Aim of the task |
Each line that contains the word "epsp" is to be copied from the records below.

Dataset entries
--- START ---

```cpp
__global__ void __launch_bounds__(PNT)
k_tail_run(PlanView p, TailView tv, TailRun rc) {
    __shared__ __attribute__((aligned(16))) char lds[kTailStepLds];
    __shared__ int sh_item, sh_ok, sh_ok2;
    const int ntb = tv.ntb;
    const int* bailp = p.flags + 2;
    if (threadIdx.x == 0) sh_item = __hip_atomic_fetch_add(rc.ticket, 1, __ATOMIC_RELAXED, __HIP_MEMORY_SCOPE_AGENT);
    __syncthreads();
    const int it = sh_item;
    if (it >= rc.n) return;
    const uint2 rec = rc.items[it];
    const int t = rec.y & 0xff, q = (rec.y >> 8) & 0xff;
    unsigned long long* tr = rc.trace ? rc.trace + 4 * (size_t)it : nullptr;
    if (tr && threadIdx.x == 0) {
        tr[0] = __builtin_amdgcn_s_memrealtime();
        tr[3] = __builtin_amdgcn_s_getreg((20 << 0) | (0 << 6) | (3 << 11));
    }
    if (rec.y >> 31) {
        const int j = rec.x;
        const int* vd = q ? rc.vseq + t * ntb + t : nullptr;
        const int* vt = q && t + j + 1 < ntb ? rc.vseq + (t + j + 1) * ntb + t : nullptr;
        const bool winpub = rc.pub && t > 0 && t - 1 >= rc.t0;
        if (!winpub && !run_wait(vd, q, vt, q, bailp, t, &sh_ok)) return;
        auto pw = [&]() {
            const bool go = t == rc.t0 || run_wait(rc.pdone + t - 1, tail_gp(tv.nt, t - 1), nullptr, 0, bailp, t, &sh_ok2);
            if (tr && threadIdx.x == 0) tr[1] = __builtin_amdgcn_s_memrealtime();
            return go;
        };
        auto post = [&](bool bailed) { run_signal(rc.pdone + t, bailed ? 1 + kRunBail : 1); };
        if (tr && threadIdx.x == 0 && t == 0) tr[1] = __builtin_amdgcn_s_memrealtime();
        PanelLds& S = *reinterpret_cast<PanelLds*>(lds);
        const RunPub rp{rc.pub, rc.wflag, rc.wflag, rc.pread, rc.t0, rc.epoch, vd, vt, q, &sh_ok};
        if (panel_w_body<false, true>(p, nullptr, nullptr, 0, tv, t, j, S, nullptr, t > 0, nullptr, t, tv.dep, pw,
                                      post, rp)) {
            __syncthreads();
            panel_w_body<true, true>(p, nullptr, nullptr, 0, tv, t, j, S, nullptr, t > 0, nullptr, t, tv.dep, NoWait{},
                                     post, rp);
        }
    } else {
        const int bi = rec.x & 255, c = (rec.x >> 8) & 255, b0 = (rec.x >> 16) & 255, b1 = rec.x >> 24;
        int* vs = rc.vseq + bi * ntb + c;
        if (!run_wait(t > rc.t0 ? rc.pdone + t - 1 : nullptr, t > rc.t0 ? tail_gp(tv.nt, t - 1) : 0, q ? vs : nullptr,
                      q, bailp, t, &sh_ok))
            return;
        if (tr && threadIdx.x == 0) tr[1] = __builtin_amdgcn_s_memrealtime();
        visit_tile512<true>(p, tv, bi, c, b0, b1, *reinterpret_cast<SyrkLds*>(lds));
        run_signal(vs);
    }
    if (tr && threadIdx.x == 0) tr[2] = __builtin_amdgcn_s_memrealtime();
}

__global__ void __launch_bounds__(256)
k_tail_restore(PlanView p, TailView tv, int kb) {
    const int nt = tv.nt, k0 = kb * PC, nc = min(PC, nt - k0), h = nt - k0, c = blockIdx.y;
    double* panel = tv.S + k0 + (size_t)k0 * nt;
    for (int row = nc + blockIdx.x * 256 + threadIdx.x; row < h; row += gridDim.x * 256)
        panel[row + (size_t)c * nt] = tv.W[row + (size_t)c * nt];
    if (blockIdx.x == 0 && c == 0) {
        if ((int)threadIdx.x < nc) p.dscale[tv.tc + k0 + threadIdx.x] = tv.W[threadIdx.x];
        if (threadIdx.x == 0) {
            p.flags[0] -= p.flags[3];
            p.flags[3] = 0;
        }
    }
}

__global__ void __launch_bounds__(PNT)
k_tail_col(PlanView p, TailView tv, int t) {
    __shared__ __attribute__((aligned(16))) char lds[sizeof(SyrkLds)];
    syrk_tile512(p, tv, t, t + 1 + blockIdx.x, t + 1, *reinterpret_cast<SyrkLds*>(lds));
}

constexpr int SNC = 16;

__device__ __forceinline__ void panel_s_body(const PlanView& p, const int* __restrict__ sups, int q0, int q, int dep) {
    const int lane = threadIdx.x & 63;
    const int s = sups[q0 + q];
    const int c0 = p.col0[s], nc = p.col0[s + 1] - c0;
    const int h = nc + (p.rowptr[s + 1] - p.rowptr[s]), ld = h;
    double* panel = p.Lx + p.off[s];
    const bool rok = lane < h;
    double a[SNC];
#pragma unroll
    for (int c = 0; c < SNC; c++) {
        const bool ok = rok && c < nc && c <= lane;
        const double t = panel[ok ? lane + (size_t)c * ld : 0];
        a[c] = ok ? t : 0.0;
    }
    double dsc = lane < nc ? p.dscale[c0 + lane] : 0.0;
    double mydv = 0.0;
    int mylive = 1, ndep = 0;
#pragma unroll
    for (int k = 0; k < SNC; k++) {
        if (k < nc) {
            double dk = lane_bcast(a[k], k);
            const double dsk = lane_bcast(dsc, k);
            int alive = 1;
            if (fabs(dk) <= p.tau * dsk) {
                const bool in = lane > k && rok;
                const bool nan = __ballot(in && a[k] != a[k]) != 0;
                if (!dep || nan) {
                    if (lane == 0) atomicOr(&p.flags[1], 8);
                    return;
                }
                if (__ballot(in && !(fabs(a[k]) < 1.0e+6 * 1.0e-8)) != 0) dk = (p.sign[c0 + k] < 0 ? -1.0 : 1.0) * 1.0e-8;
                else alive = 0;
                ndep++;
            }
            mylive = lane == k ? alive : mylive;
            const bool below = lane > k && rok;
            const double l = alive && below ? a[k] / dk : 0.0;
            a[k] = below ? l : a[k];
            mydv = lane == k ? dk : mydv;
            const double c = l * dk;
            dsc = dsc + fabs(l * c);
#pragma unroll
            for (int qq = k + 1; qq < SNC; qq++)
                if (qq < nc) a[qq] = a[qq] - l * lane_bcast(c, qq);
        }
    }
    if (rok) {
// ... 154 lines not shown
```

### linear-programming-vanderbei_amd/csrc/kkt_device.h

```cpp
#pragma once
#include <hip/hip_runtime.h>

#include <cstddef>
#include <cstdint>
#include <memory>
#include <vector>

#include "hip_util.h"
#include "exchange.h"
#include "kkt_knobs.h"
#include "kkt_plan.h"
#include "kkt_schedule.h"

namespace ipo {

struct TailView {
    double* S;
    int nt, ntb, tc;
    const int* task_ptr;
    const TailTask* tasks;
    double* W;
    int vk = kTailVisitBlocks;
    int dep = 1;
    const unsigned* vlist = nullptr;
    const int* vptr = nullptr;
    int sdep = 1;
};

struct TailRun {
    const uint2* items;
    int n;
    int t0;
    int* ticket;
    int* pdone;
    int* vseq;
    double* pub = nullptr;
    int* wflag = nullptr;
    int* pread = nullptr;
    int epoch = 0;
    unsigned long long* trace = nullptr;
};

constexpr int kTailPubWin = 16 * 64 + 16;

struct KktTimers {
    double phase_ms[kNumPhases] = {};
    long phase_launches[kNumPhases] = {};
    long phase_count[kNumPhases] = {};
    double factor_ms = 0.0;
    double solve_ms = 0.0;
    double sweep_ms = 0.0;
    long factors = 0, solves = 0, rawsolves = 0;
    long panel_redos = 0;
    long redo_where[4] = {0, 0, 0, 0};
    long tail_repairs = 0;
    long tail_dep_rounds = 0;
};

struct QBlock {
    const int* kQ = nullptr;
    const int* iQ = nullptr;
    const double* Q = nullptr;
    int qmax = 1;
};

struct PlanView;

class KktDevice {
  public:
    KktDevice(int m, int n, const int* kA, const int* iA, const double* A, hipStream_t stream, int nforced = 0,
              const QBlock* qb = nullptr);
    ~KktDevice();
    KktDevice(const KktDevice&) = delete;
    KktDevice& operator=(const KktDevice&) = delete;

    const KktPlan& plan() const { return plan_; }
    void set_exchange(Exchange* x) { xch_ = x; }
    int nforced() const { return nforced_; }
    int m() const { return m_; }
    int n() const { return n_; }
    hipStream_t stream() const { return stream_; }

    const int* kA() const { return dkA_.get(); }
    const int* iA() const { return diA_.get(); }
    const double* A() const { return dA_.get(); }
    const int* kAt() const { return dkAt_.get(); }
    const int* iAt() const { return diAt_.get(); }
    const double* At() const { return dAt_.get(); }
    const int* kQ() const { return qnz_ > 0 ? dkQ_.get() : nullptr; }
    const int* iQ() const { return qnz_ > 0 ? diQ_.get() : nullptr; }
    const double* Q() const { return qnz_ > 0 ? dQ_.get() : nullptr; }
    int q_long_count() const { return q_long_n_; }
    int q_long_min() const { return q_long_n_ > 0 ? knobs_.q_long : 0; }
    void launch_q_long(const double* v, double* out);

    struct PrePass {
        int R = 0;
        double* dfy[2] = {nullptr, nullptr};
        double* dfx[2] = {nullptr, nullptr};
        hipStream_t stream = nullptr;
        hipEvent_t ready = nullptr;
    };
    void factor(const double* dE, const double* dD, const PrePass* pre = nullptr);
    int solve(const double* dE, const double* dD, double* dfy, double* dfx);
    int solve2(const double* dE, const double* dD, double* dfy1, double* dfx1, double* dfy2, double* dfx2);
    void solve_multi(int R, const double* dE, const double* dD, double* const* dfy, double* const* dfx, int* ok);

    void rawsolve(double* dz, int R = 1, size_t fwd_first = 0);

    struct HostState {
        double epsdiag;
        int ndep;
        KktTimers tm;
    };
    HostState host_state() const { return {epsdiag_, ndep_, tm_}; }
    void restore_host_state(const HostState& h) { epsdiag_ = h.epsdiag; ndep_ = h.ndep; tm_ = h.tm; drop_prepass(); }

    double epsdiag() const { return epsdiag_; }
// ... 30 lines not shown
    PlanView plan_view() const;
    bool tail_repair() const { return use_panel_ && !xch_ && knobs_.tail_repair; }
    void factor_core(const double* dE, const double* dD, const PrePass* pre);
    void dump_factor(const double* dE, const double* dD, double eps_in);
    int dump_count_ = 0;
    TailView tail_view() const;
    template <int R>
    void sweep(double* dz, const double* epsp, size_t fwd_first);
    template <int R>
    int run_sweep_steps(const std::vector<SweepStep>& steps, bool forward, double* dz, const double* epsp,
                        size_t first = 0, size_t last = SIZE_MAX, hipStream_t s = nullptr);
    void tail_rhs_begin(double* dz, int R);
    void tail_rhs_end(double* dz, int R);
    DevBuf<int> dIncons_;
    int launch_gather(const struct PlanView& pv, const TailView& tv, int tail, int group, hipStream_t s);
    void launch_reduce_maxabs2(const double* a, int na, const double* b, int nb, double* dst);

    int m_, n_, T_;
    int nforced_ = 0;
    Exchange* xch_ = nullptr;
    DevBuf<double> dLinkAx_;
    int long_row0_ = -1;
    DevBuf<double> dLongAx_;
    bool shard_minor() const { return xch_ && xch_->rank() != 0; }
    void xsum(double* d, size_t n, RedOp op) { if (xch_) xch_->allreduce(d, n, op, stream_); }
    hipStream_t stream_;
    KktPlan plan_;
    double epsdiag_ = 1.0e-14;
    int ndep_ = 0;
    double pivot_tol_ = knobs_.pivtol;
    int last_passes_ = 0;
    bool timing_ = false;
    KktTimers tm_;
    hipEvent_t ev0_ = nullptr, ev1_ = nullptr, ev2_ = nullptr, ev3_ = nullptr;
    std::vector<hipEvent_t> kev_;
    size_t kev_used_ = 0;
    struct PhaseMark { hipEvent_t b, e; int phase, launches; };
    std::vector<PhaseMark> marks_;
    hipEvent_t mark_b_ = nullptr;
    hipEvent_t next_event();
    void ph_begin(hipStream_t s);
    void ph_end(int phase, int launches, hipStream_t s);
    void ph_collect();
  public:
    double work_flops[kNumPhases] = {}, work_bytes[kNumPhases] = {};
  private:

    DevBuf<int> dkA_, diA_, dkAt_, diAt_;
    DevBuf<double> dA_, dAt_;
    int qnz_ = 0, qmax_ = 1;
    DevBuf<int> dkQ_, diQ_;
    DevBuf<double> dQ_, dQdiag_;
    DevBuf<int64_t> dqmap_;
    int q_long_n_ = 0;
    DevBuf<int> dQLongCols_;
    DevBuf<double> dLongQ_;
    DevBuf<int> dcol0_, drowptr_, drows_, dperm_, diperm_;
    DevBuf<int64_t> doff_, damap_, ddslot_, drelptr_;
    DevBuf<int> dunit_sup_, dunit_tile_, dtask_ptr_, dtask_pair_, dtask_i0_, dtask_i1_;
    DevBuf<int> dupd_src_, dupd_r0_, dupd_r1_, drel_, dlevel_sups_;
    DevBuf<int> dyrow_ptr_, dyrow_idx_;
    DevBuf<int> dylate_ptr_, dylate_idx_, dpre_col_, dpre_ptr_, dpre_idx_;
    DevBuf<double> dYbuf_;
    int sf_grid_ = 1;
    int sf_fwd_epoch_ = 0, sf_bwd_epoch_ = 0;
    long long sf_ticket_next_[2] = {0, 0};
#ifdef IPO_SF_STAMPS
    std::vector<SchedInt2> h_sf_items_f_;
#endif
    int sf_tbase(int d, int nitems, hipStream_t s);
    DevBuf<int2> dsf_items_f_, dsf_items_b_;
    DevBuf<int> dsf_need_, dsf_par_, dsf_zbase_, dsf_zpi_, dsf_fcnt_, dsf_fflag_, dsf_bcnt_, dsf_bflag_, dsf_ticket_;
    DevBuf<int> dybase_;
    DevBuf<double> dZpad_;
    DevBuf<int> dfu_sup_, dfu_j_;
    DevBuf<int> dsmall_sups_;
    const bool use_panel_ = knobs_.panel;
    bool factor_pass(const double* dE, const double* dD, bool fused, bool tail_fused, const PrePass* pre = nullptr);
    bool prepass_eligible(const PrePass* pre, bool fused, bool tail_fused) const;
    void enqueue_prepass(const PrePass& pre);
    void run_prepass_steps(int R, hipStream_t q);
    void enqueue_pass_head(int R, double* const* dfy, double* const* dfx, double* part, hipStream_t s);
    bool take_prepass(int R, double* const* dfy, double* const* dfx);
    void drop_prepass() { if (pre_state_ != kPreNone) { pre_state_ = kPreNone; pre_discarded_++; } }
    enum { kPreNone = 0, kPreEnqueued, kPreValid };
    int pre_state_ = kPreNone;
    PrePass pre_req_;
    hipEvent_t ev_pre_fork_ = nullptr, ev_pre_done_ = nullptr;
    long pre_used_ = 0, pre_discarded_ = 0;
    DevBuf<double> dPrePart_;
    void enqueue_levels(const PlanView& pv, const TailView& tv, bool fused, hipStream_t s, const PrePass* pre);
    bool finish_pass(bool fused);
    void repair_tail();
    DevBuf<int> dsweep_sups_;
    DevBuf<int> dchunk_sup_, dchunk_r0_, dsup_chunk0_;
    DevBuf<double> dPartial_;
    int gst_group_ = knobs_.gather_stamps, gst_n_ = 0;
    DevBuf<long long> dGStamp_;
    DevBuf<int> dck_u_, dck_b_, dck_e_, dck_part_, dsp_u_, dsp_p0_, dsp_n_;
    DevBuf<int> dck_q_;
    DevBuf<int> dSplitCnt_;
    bool eps_cleared_ = false;
    DevBuf<double> dPartialTile_;
    DevBuf<TaskSrc> dusrc_, dtsrc_;
    DevBuf<SlotRec> dslot_rec_, dtail_slot_rec_;
    DevBuf<unsigned long long> dChainGran_;
    int chain_epoch_ = 0;
    DevBuf<int> dtail_task_ptr_, dtail_kslot_, dtail_kslot_ptr_;
    DevBuf<int> dlead_ticket_;
    long long lead_ticket_next_ = 0;
    DevBuf<unsigned> dvisit_list_;
    DevBuf<uint2> drun_items_;
    DevBuf<int> drun_cnt_;
    DevBuf<double> drun_pub_;
    DevBuf<int> drun_wflag_;
    int run_epoch_ = 0;
    void launch_tail_from(int t0, bool reset);
    DevBuf<uint64_t> dtail_tasks_, dutasks_;
    DevBuf<double> dW_;
    DevBuf<double> dDepSt_;
    DevBuf<int> dDepI_;
    DevBuf<double> dLx_, dDg_;
    DevBuf<int> dLive_;
    DevBuf<double> dDscale_;
    DevBuf<int> dFlags_;
    DevBuf<double> dZ_, dDy_, dDx_, dRy_, dRx_;
    DevBuf<double> dPart_, dScal_;
    DevBuf<double> dFacScal_;
    double* hScal_ = nullptr;
    int* hFlags_ = nullptr;
};

}
```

--- END ---

Reply to the task |
    void sweep(double* dz, const double* epsp, size_t fwd_first);
    int run_sweep_steps(const std::vector<SweepStep>& steps, bool forward, double* dz, const double* epsp,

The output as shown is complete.